# I need all your help.



## Guest (Apr 23, 2008)

hey eveyone look I have 5 yrs with the military and I now work for the government still. however I plan to become a law enforcement officer. I need your help I don't want answers I just want your feed back. I would like to know what kind of questions are asked during the oral interview. also if you have taken an essay for an enterance exam I would like to have an idea of what they ask. I would like to be as perpared as I could be. I don't know how to do anything else but be militant!! I'm squared away in all aspects of the word. I work hard I have the can do attitude, and I don't know the meaning of quitting. I don;t know if being a combat vet will help me in anyway, but I'm just asking from one person to another for help, not answers. I appreciate any one who can help me out thanks for your time

the spartan


----------



## HELPMe (Dec 17, 2004)

In ma if your a vet you get vet preference on the civil service list, which means that you have a greater chance of getting hired. Attitude and bearing play a role in the oral board aspects but as far as questions that they ask, well you will just have to figure that one out on your own. Every department is different and has a different set of views and priorities. Good luck.


----------



## redsox03 (Jan 6, 2007)

spartan117 said:


> hey eveyone look I have 5 yrs with the military and I now work for the government still. however I plan to become a law enforcement officer. I need your help I don't want answers I just want your feed back. I would like to know what kind of questions are asked during the oral interview. also if you have taken an essay for an enterance exam I would like to have an idea of what they ask. I would like to be as perpared as I could be. I don't know how to do anything else but be militant!! I'm squared away in all aspects of the word.
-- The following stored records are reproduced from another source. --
# ViliamVadocz/takzero

Hardware: AMD Instinct MI355X
Metric: mcts_simulations_per_s (higher is better)
Workload: dtype f16

## Files before the change

### takzero_amd/csrc/tz_capi.hip

```cpp
#include <algorithm>
#include <array>
#include <cmath>
#include <cstdlib>
#include <cstring>
#include <vector>

#include "tz_math.h"
#include "tz_nn.h"

struct tz_search {
    SearchDev d;
    tz_net* net = nullptr;
    int device = 0;
    hipStream_t stream = nullptr;
    bool own_stream = false;
    float* noise_dev = nullptr;
    int noise_cap = 0;
    uint16_t* act_dev = nullptr;
    int32_t* i32_dev = nullptr;
    int8_t* i8_dev = nullptr;
    tz_root_info* info_dev = nullptr;
    void* child_dev = nullptr;
    size_t child_cap = 0;
    hipGraphExec_t graph[2] = {nullptr, nullptr};
// ... 66 lines not shown
int one_simulation(tz_search* s, bool from_start) {
    const int gi = from_start ? 1 : 0;
    s->sim_index++;
    const bool sample = s->profile && (s->sim_index % 8 == 0);
    if (!s->use_graph || sample || s->warm[gi] < 2) {
        s->warm[gi]++;
        return one_simulation_eager(s, from_start, sample);
    }
    if (s->graph[gi] && s->net && s->graph_gen[gi] != s->net->weights_gen) {
        (void)hipGraphExecDestroy(s->graph[gi]);
        s->graph[gi] = nullptr;
    }
    if (!s->graph[gi]) {
        hipGraph_t g = nullptr;
        TZ_HIP(hipStreamBeginCapture(s->stream, hipStreamCaptureModeThreadLocal));
        const int rc = one_simulation_eager(s, from_start, false);
        const hipError_t e = hipStreamEndCapture(s->stream, &g);
        if (rc) {
            if (g) (void)hipGraphDestroy(g);
            return rc;
        }
        if (e != hipSuccess) return tz_fail(TZ_EDEVICE, std::string("hipStreamEndCapture: ") + hipGetErrorString(e));
        const hipError_t ei = hipGraphInstantiate(&s->graph[gi], g, nullptr, nullptr, 0);
        (void)hipGraphDestroy(g);
        if (ei != hipSuccess) return tz_fail(TZ_EDEVICE, std::string("hipGraphInstantiate: ") + hipGetErrorString(ei));
        s->graph_gen[gi] = s->net ? s->net->weights_gen : 0;
    }
    TZ_HIP(hipGraphLaunch(s->graph[gi], s->stream));
    return TZ_OK;
}

int one_simulation_eager(tz_search* s, bool from_start, bool profile) {
    int rc;
    hipEvent_t e0 = nullptr, e1 = nullptr, e2 = nullptr, e3 = nullptr;
    const bool saved_net_profile = s->net ? s->net->profile : false;
    if (s->net) s->net->profile = profile;
    struct Restore {
        tz_search* s;
        bool v;
        ~Restore() {
            if (s->net) s->net->profile = v;
        }
    } restore{s, saved_net_profile};
    if (profile) {
        TZ_HIP(hipEventCreate(&e0));
        TZ_HIP(hipEventCreate(&e1));
        TZ_HIP(hipEventCreate(&e2));
        TZ_HIP(hipEventCreate(&e3));
        TZ_HIP(hipEventRecord(e0, s->stream));
    }
    if ((rc = tz_tree_descend(s->d, from_start, s->stream))) return rc;
    if ((rc = tz_tree_compact_leaves(s->d, s->stream))) return rc;
    if (profile) TZ_HIP(hipEventRecord(e1, s->stream));
    NetOut out{nullptr, 0, nullptr, nullptr};
    if (s->d.agent_kind == TZ_AGENT_NET) {
        if ((rc = tz_net_forward_device(s->net, s->d.leaf_env, s->d.nn_game, s->d.nn_count, 0, s->d.batch, s->stream, &out)))
            return rc;
    }
    if (profile) TZ_HIP(hipEventRecord(e2, s->stream));
    if ((rc = tz_tree_expand(s->d, out, s->stream))) return rc;
    if (profile) {
        TZ_HIP(hipEventRecord(e3, s->stream));
        s->tree_events.push_back({e0, e1});
        s->tree_events.push_back({e2, e3});
        s->steps++;
    }
    return TZ_OK;
}
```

I work hard I have the can do attitude, and I don't know the meaning of quitting. I don;t know if being a combat vet will help me in anyway, but I'm just asking from one person to another for help, not answers. I appreciate any one who can help me out thanks for your time
> 
> the spartan


Walk in, kick the Chief in the chest, and yell "This is SPARTAAAAAAA".


----------



## celticsfan (Dec 18, 2007)

Tell them that you plan to "Come Back with Your Shield, Or on it!" at the end of every shift.


----------



## usaf1199a (Nov 28, 2005)

These types of questions have been asked repeatedly by people - i would recommend searching the forum for relevant information. There are two things paramount to getting hired as a police officer in Mass.... 1. Veteran's Status; 2. Maintaining residency in a community that consistantly hires. Best of luck. You can PM with any other more specific questions if you want.


----------



## robodope (Aug 31, 2003)

You have to be careful who you ask for help...In my old department we once had two guys that work together, didn't know a lot about a particular topic, giving advice to each other and they didnt know it was each other. One of the kids spouted off the info he obtained and we asked hey you know who gave you that advice?? When we told him he broke out in laughter It did give us a good laugh..lol


----------



## badgebunny (Aug 17, 2005)

spartan117 said:


> hey eveyone look I have 5 yrs with the military and I now work for the government still. however I plan to become a law enforcement officer. I need your help I don't want answers I just want your feed back. I would like to know what kind of questions are asked during the oral interview. also if you have taken an essay for an enterance exam I would like to have an idea of what they ask. I would like to be as perpared as I could be. I don't know how to do anything else but be militant!! I'm squared away in all aspects of the word. I work hard I have the can do attitude, and I don't know the meaning of quitting. I don;t know if being a combat vet will help me in anyway, but I'm just asking from one person to another for help, not answers. I appreciate any one who can help me out thanks for your time
> 
> the spartan


You asked about essay questions...not necessarily on a written exam, however, you might be asked on a Background Application to write an essay. I would first learn how to spell and create proper sentences by using capital letters, proper punctuation, etc. As for the questions on an Oral Board Interview...each department is different. Try searching this site (like someone else suggested) or by searching the internet for the answers you seek. Good luck!


----------



## Killjoy (Jun 23, 2003)

> Walk in, kick the Chief in the chest, and yell "This is SPARTAAAAAAA".


LOL, Classic!!




























Of course with a name like Spartan 117, maybe this would be more appropriate:










*Spartan 117 thanks his new Chief after being hired*


----------



## mcpd704 (Oct 7, 2005)

I had to handwrite an essay, that covered 4 different topics. I am sure that the topics will vary but I know that they want to see how you can formulate sentences and paragraphs without the help of a spellchecker.

Being a veteran, you are already one step ahead and in my opinion, you already have a good advantage over the other applicants without the preference. You may want to think about describing yourself as something other than "militant".


----------